Every Wednesday at swim practice is distance freestyle day. On other days, there is a balance of different strokes, drills, kicking, pulling, and a mix of distances with some rest in between. On distance freestyle day, the focus is on doing longer sets, in only freestyle (crawl stroke), with less rest. Last Wednesday, after we had already swum several sets, the coach came to our lane, and said, "Ok, next we're doing a 1000..." A 1000 is 40 laps without stopping. We had already swum about 3/4 mile at this point, so we were tired, but we set off. I started second, right after the lane leader, and began counting laps. About a third of the way through a little voice started inside. "You will never make it to the end of this set! You've only done 14 (15, 16, 18...) laps, and your arms feel like they're going to fall off. You should just stop and rest. But, at the end of each lap, when I was faced with the choice of doing a flip turn and continuing, or stopping and letting people pass me for a lap, another little voice would say, "ok, just one more." Eventually, we made it to the end. Or so I thought. It turned out that our lane leader had lost count, and did 4 extra laps at the end. But, I made it through those as well. When I saw her stopping in front of me, I thought, "Yay! I made it! Shower and latte, here I come!" But, alas, I looked up at the clock, and to my dismay, there were still 20 minutes left! Time for two or three more sets before the workout was over.
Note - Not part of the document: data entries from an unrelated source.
# namascar/correlation

Hardware: AMD Instinct MI355X
Metric: correlation-point-iterations/sec (higher is better)
Workload: dtype f32

## Files before the change

### correlation_amd/build.py

```python
import os
import subprocess
import sys

HERE = os.path.dirname(os.path.abspath(__file__))
CSRC = os.path.join(HERE, "csrc")
LIB = os.path.join(HERE, "liblk_engine.so")
SOURCES = ["lk_engine.cpp", "lk_tracker.cpp", "lk_group.cpp", "lk_image_io.cpp", "lk_kernels.hip", "lk_guess_search.cpp",
           "lk_guess_search.hip", "lk_backward.hip", "lk_reseed.cpp", "lk_reseed.hip",
           "lk_strain.cpp", "lk_strain.hip", "lk_uncertainty.cpp", "lk_uncertainty.hip",
           "lk_outlier.cpp", "lk_outlier.hip", "lk_track.cpp", "lk_track.hip",
           "lk_residual.cpp", "lk_residual.hip", "lk_pattern.cpp", "lk_pattern.hip",
           "lk_field.cpp", "lk_field.hip", "lk_znssd.cpp", "lk_znssd.hip"]
HEADERS = ["lk_device.hpp", "lk_roi.hpp", "lk_solver_common.hpp", "lk_compose.hpp", "lk_launch.hpp", "lk_neighbours.hpp", "lk_rect_walk.hpp", "lk_sector_eval.hpp", "lk_cell_grid.hpp", "lk_pass.hpp", "lk_strain.hpp", "lk_uncertainty.hpp", "lk_outlier.hpp", "lk_track.hpp", "lk_residual.hpp", "lk_pattern.hpp", "lk_field.hpp", "lk_znssd.hpp", os.path.join("..", "..", "include", "lk_engine.h"),
           os.path.join("..", "..", "include", "lk_tracker.h"), os.path.join("..", "..", "include", "lk_group.h")]


def hipcc_path():
    for cand in (os.environ.get("HIPCC"), "/opt/rocm/bin/hipcc", "hipcc"):
        if cand and (os.path.isabs(cand) and os.path.exists(cand) or not os.path.isabs(cand)):
            return cand
    raise RuntimeError("hipcc not found")


def needs_build():
    if not os.path.exists(LIB):
        return True
    t = os.path.getmtime(LIB)
    deps = [os.path.join(CSRC, f) for f in SOURCES + HEADERS] + [os.path.abspath(__file__)]
    return any(os.path.getmtime(d) > t for d in deps if os.path.exists(d))


def build(force=False, verbose=False):
    if not force and not needs_build():
        return LIB
    from concurrent.futures import ThreadPoolExecutor
    objdir = os.path.join(os.path.dirname(HERE), "build", "obj")
    os.makedirs(objdir, exist_ok=True)
    flags = [
        "-O3", "--offload-arch=gfx950", "-fPIC", "-std=c++17",
        "-ffp-contract=off", "-fhip-fp32-correctly-rounded-divide-sqrt",
        "-fno-slp-vectorize",
        "-Wall", "-Wextra",
    ] + os.environ.get("LK_EXTRA_HIPCC_FLAGS", "").split()
    if verbose:
        flags.insert(0, "-Rpass-analysis=kernel-resource-usage")
    tag = os.path.join(objdir, "flags.txt")
    same_flags = os.path.exists(tag) and open(tag).read() == " ".join(flags)
    hdr_time = max(os.path.getmtime(os.path.join(CSRC, h)) for h in HEADERS + ["lk_internal.hpp"] if os.path.exists(os.path.join(CSRC, h)))

    def compile_one(src):
        obj = os.path.join(objdir, src + ".o")
        src_path = os.path.join(CSRC, src)
        if (not force and same_flags and os.path.exists(obj)
                and os.path.getmtime(obj) > max(os.path.getmtime(src_path), hdr_time)):
            return obj, None
        r = subprocess.run([hipcc_path()] + flags + ["-c", src, "-o", obj], cwd=CSRC, capture_output=True, text=True)
        return obj, r

    with ThreadPoolExecutor(max_workers=len(SOURCES)) as pool:
        results = list(pool.map(compile_one, SOURCES))
    for obj, r in results:
        if r is not None and r.returncode != 0:
            sys.stderr.write(r.stdout + r.stderr)
            raise RuntimeError("hipcc failed building " + os.path.basename(obj))
        if r is not None and verbose:
            sys.stderr.write(r.stderr)
    with open(tag, "w") as f:
        f.write(" ".join(flags))
    link = [hipcc_path(), "--offload-arch=gfx950", "-fPIC", "-shared", "-o", LIB] + [o for o, _ in results] + [
        "-lrocprofiler-sdk-roctx",
        "-lrccl",
        "-lz",
    ]
    r = subprocess.run(link, cwd=CSRC, capture_output=True, text=True)
    if r.returncode != 0:
        sys.stderr.write(r.stdout + r.stderr)
        raise RuntimeError("hipcc failed linking liblk_engine.so")
    return LIB


if __name__ == "__main__":
    print(build(force="--force" in sys.argv, verbose="-v" in sys.argv))
```

### correlation_amd/csrc/lk_kernels.hip

```cpp
#include "lk_device.hpp"
#include "lk_launch.hpp"

#include <float.h>
#include <stdlib.h>

#include <atomic>

#include "lk_rect_walk.hpp"
#include "lk_solver_common.hpp"

namespace {

struct LevelCtx {
  gptr<uint8_t> und, def;
  gptr<f32x2> xy;
  int rx, ry, rw;
  int n;
  int urows, ucols, drows, dcols;
  float cx, cy, scaling;
};

__device__ __forceinline__ float row16_sum(float v) {
  v = dpp_add<0xB1>(v);
  v = dpp_add<0x4E>(v);
// ... 1999 lines not shown
#pragma unroll
    for (int k = 0; k < 6; ++k)
      pr[k] = ps[k] = q[30 + k];
    const bool fr = damped_step<6, false>(S, lambda, scaling, pr, false, xr);
    const bool fs = damped_step_scattered(q[mine], q[mine + 1], lambda, scaling, ps, xs);
    bool same = __builtin_amdgcn_readfirstlane((int)fs) == (int)fs;
#pragma unroll
    for (int k = 0; k < 6; ++k)
      same = same && __builtin_amdgcn_readfirstlane((int)__float_as_uint(xs[k])) == (int)__float_as_uint(xs[k]) &&
             __builtin_amdgcn_readfirstlane((int)__float_as_uint(ps[k])) == (int)__float_as_uint(ps[k]);
    const bool all_same = __ballot(same) == ~0ull;
    if (l == 0) {
      float *o = out + (size_t)i * 32;
#pragma unroll
      for (int k = 0; k < 6; ++k) {
        o[k] = xr[k];
        o[6 + k] = pr[k];
        o[16 + k] = xs[k];
        o[22 + k] = ps[k];
      }
      o[12] = fr ? 1.f : 0.f;
      o[28] = fs ? 1.f : 0.f;
      o[13] = o[14] = o[15] = o[30] = o[31] = 0.f;
      o[29] = all_same ? 1.f : 0.f;
    }
  }
}

template <int N> __device__ __forceinline__ void row16_all_reduce(float (&v)[N]) {
#pragma unroll
  for (int i = 0; i < N; ++i)
    v[i] = dpp_add<0xB1>(v[i]);
#pragma unroll
  for (int i = 0; i < N; ++i)
    v[i] = dpp_add<0x4E>(v[i]);
#pragma unroll
  for (int i = 0; i < N; ++i)
    v[i] = dpp_add<0x141>(v[i]);
#pragma unroll
  for (int i = 0; i < N; ++i)
    v[i] = dpp_add<0x140>(v[i]);
}

template <int N> __device__ __forceinline__ void partner_rows_all_reduce(float (&v)[N], bool wide) {
#pragma unroll
  for (int i = 0; i < N; ++i)
    v[i] += __shfl_xor(v[i], 16, 64);
  if (wide) {
#pragma unroll
    for (int i = 0; i < N; ++i)
      v[i] += __shfl_xor(v[i], 32, 64);
  }
}

__global__ void __launch_bounds__(kWave) lk_reduce_compare_kernel(const float *in, float *out, int n, int wide) {
  const int l = (int)threadIdx.x;
  for (int i = (int)blockIdx.x; i < n; i += (int)gridDim.x) {
    const float *q = in + ((size_t)i * kWave + (size_t)l) * 28;
    float v[28], t[28];
#pragma unroll
    for (int k = 0; k < 28; ++k)
      v[k] = t[k] = q[k];
    row16_all_reduce(v);
    partner_rows_all_reduce(v, wide != 0);
    float s0, s1;
    row16_reduce_scatter28(t, s0, s1);
    s0 = add_partner_row(s0);
    s1 = add_partner_row(s1);
    if (wide) {
      s0 = add_partner_half(s0);
      s1 = add_partner_half(s1);
    }
    float g[28];
    gather_scattered(g, s0, s1, std::make_integer_sequence<int, 28>{});
    float *o = out + ((size_t)i * 2 * kWave + (size_t)l) * 28;
#pragma unroll
    for (int k = 0; k < 28; ++k) {
      o[k] = v[k];
      o[(size_t)kWave * 28 + k] = g[k];
    }
  }
}

__global__ void __launch_bounds__(256) lk_pyramid_kernel(const uint8_t *__restrict__ src,
                                                         int srows, int scols,
                                                         uint8_t *__restrict__ dst) {
  const int tcols = scols / 2, trows = srows / 2;
  const int tj = (int)(blockIdx.y * blockDim.y + threadIdx.y);
  const int ti0 = (int)(blockIdx.x * blockDim.x + threadIdx.x) * 4;
  if (tj >= trows || ti0 >= tcols)
    return;
  const float km[5] = {0.05f, 0.25f, 0.4f, 0.25f, 0.05f};
  float acc[4] = {0.f, 0.f, 0.f, 0.f};
  const bool row_inside = tj >= 1 && tj < trows - 1;
  const bool fast = 2 * ti0 - 4 >= 0 && 2 * ti0 + 12 <= scols;
  if (row_inside) {
#pragma unroll
    for (int dj = -2; dj <= 2; ++dj) {
      gptr<uint8_t> row = (gptr<uint8_t>)src + (size_t)(2 * tj + dj) * (size_t)scols;
      float px[11];
      if (fast) {
        const uint32_t w0 = load_u32_unaligned(row + 2 * ti0 - 4), w1 = load_u32_unaligned(row + 2 * ti0);
        const uint32_t w2 = load_u32_unaligned(row + 2 * ti0 + 4), w3 = load_u32_unaligned(row + 2 * ti0 + 8);
        px[0] = ub2(w0);
        px[1] = ub3(w0);
        px[2] = ub0(w1);
        px[3] = ub1(w1);
        px[4] = ub2(w1);
        px[5] = ub3(w1);
        px[6] = ub0(w2);
        px[7] = ub1(w2);
        px[8] = ub2(w2);
        px[9] = ub3(w2);
        px[10] = ub0(w3);
      } else {
#pragma unroll
        for (int c = 0; c < 11; ++c) {
          int sc = 2 * ti0 - 2 + c;
          sc = min(max(sc, 0), scols - 1);
          px[c] = (float)row[sc];
        }
      }
#pragma unroll
      for (int t = 0; t < 4; ++t)
#pragma unroll
        for (int di = 0; di < 5; ++di)
          acc[t] += px[2 * t + di] * (km[di] * km[dj + 2]);
    }
  }
  uint8_t o[4];
#pragma unroll
  for (int t = 0; t < 4; ++t) {
    const int ti = ti0 + t;
    const bool inside = row_inside && ti >= 1 && ti < tcols - 1;
    o[t] = inside ? (uint8_t)acc[t] : (uint8_t)0;
  }
  uint8_t *out = dst + (size_t)tj * (size_t)tcols + (size_t)ti0;
  if (ti0 + 4 <= tcols && (tcols & 3) == 0) {
    *reinterpret_cast<uint32_t *>(out) = (uint32_t)o[0] | ((uint32_t)o[1] << 8) | ((uint32_t)o[2] << 16) | ((uint32_t)o[3] << 24);
  } else {
#pragma unroll
    for (int t = 0; t < 4; ++t)
      if (ti0 + t < tcols)
        out[t] = o[t];
  }
}

struct LkLevelTable {
  LkLevelView v[LK_MAX_LEVELS];
};
__global__ void lk_set_views_kernel(LkLevelTable t, LkLevelView *out) {
  if (threadIdx.x < LK_MAX_LEVELS)
    out[threadIdx.x] = t.v[threadIdx.x];
}

constexpr int kPyrT0 = 64, kPyrR0 = 73, kPyrPitch0 = 80, kPyrR1 = 35, kPyrPitch1 = 36;

__device__ __forceinline__ uint8_t pyr_tap(const uint8_t *win, int pitch) {
  const float km[5] = {0.05f, 0.25f, 0.4f, 0.25f, 0.05f};
  float acc = 0.f;
#pragma unroll
  for (int dj = 0; dj < 5; ++dj)
#pragma unroll
    for (int di = 0; di < 5; ++di)
      acc += (float)win[dj * pitch + di] * (km[di] * km[dj]);
  return (uint8_t)acc;
}

struct LkPyrJobs {
  const uint8_t *src[2];
  int step[2];
  uint8_t *l0[2], *l1[2], *l2[2];
};
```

At this point I was reminded of a book that a boyfriend in college gave me. It was about mental toughness training for athletes, and he found it very applicable to his music (he played trumpet). And I realized that, in each moment in the pool that day, I was always capable of taking another stroke, swimming another lap, and once I put myself in that mindset, that annoying voice in my head quieted down (well, not entirely, but mostly), and I found that finishing the rest of the workout was easy (easier).
I honestly haven't thought a lot about mental toughness in performance since I stopped performing as a pianist. As a singer, I'm not often worried about coming in on the wrong note, forgetting a line (it's happened, believe me, but I don't worry about it the way I did when tackling a concerto or sonata), and as my technique has developed and strengthened, I don't often worry anymore about a high note at the end of a piece or a difficult run. However, I think we singers have to apply mental toughness in different ways. Remaining positive and optimistic in the face of the rejection and judgement that we subject ourselves to on a daily basis can seem hard sometimes. And walking in to the next audition, and the next, and the next, with confidence in what we have to offer as artists, certainly requires a great deal of mental toughness. As audition season gets in to full swing, I have been thinking about these things lately. I think I'm doing ok on the mental toughness scale, but there's always room for improvement, and if this is another thing that swimming will help me with (other than the 7 pounds I've lost already, or the great arm muscles I'm developping, or the improved breath control), then I say, "Yay, swimming!"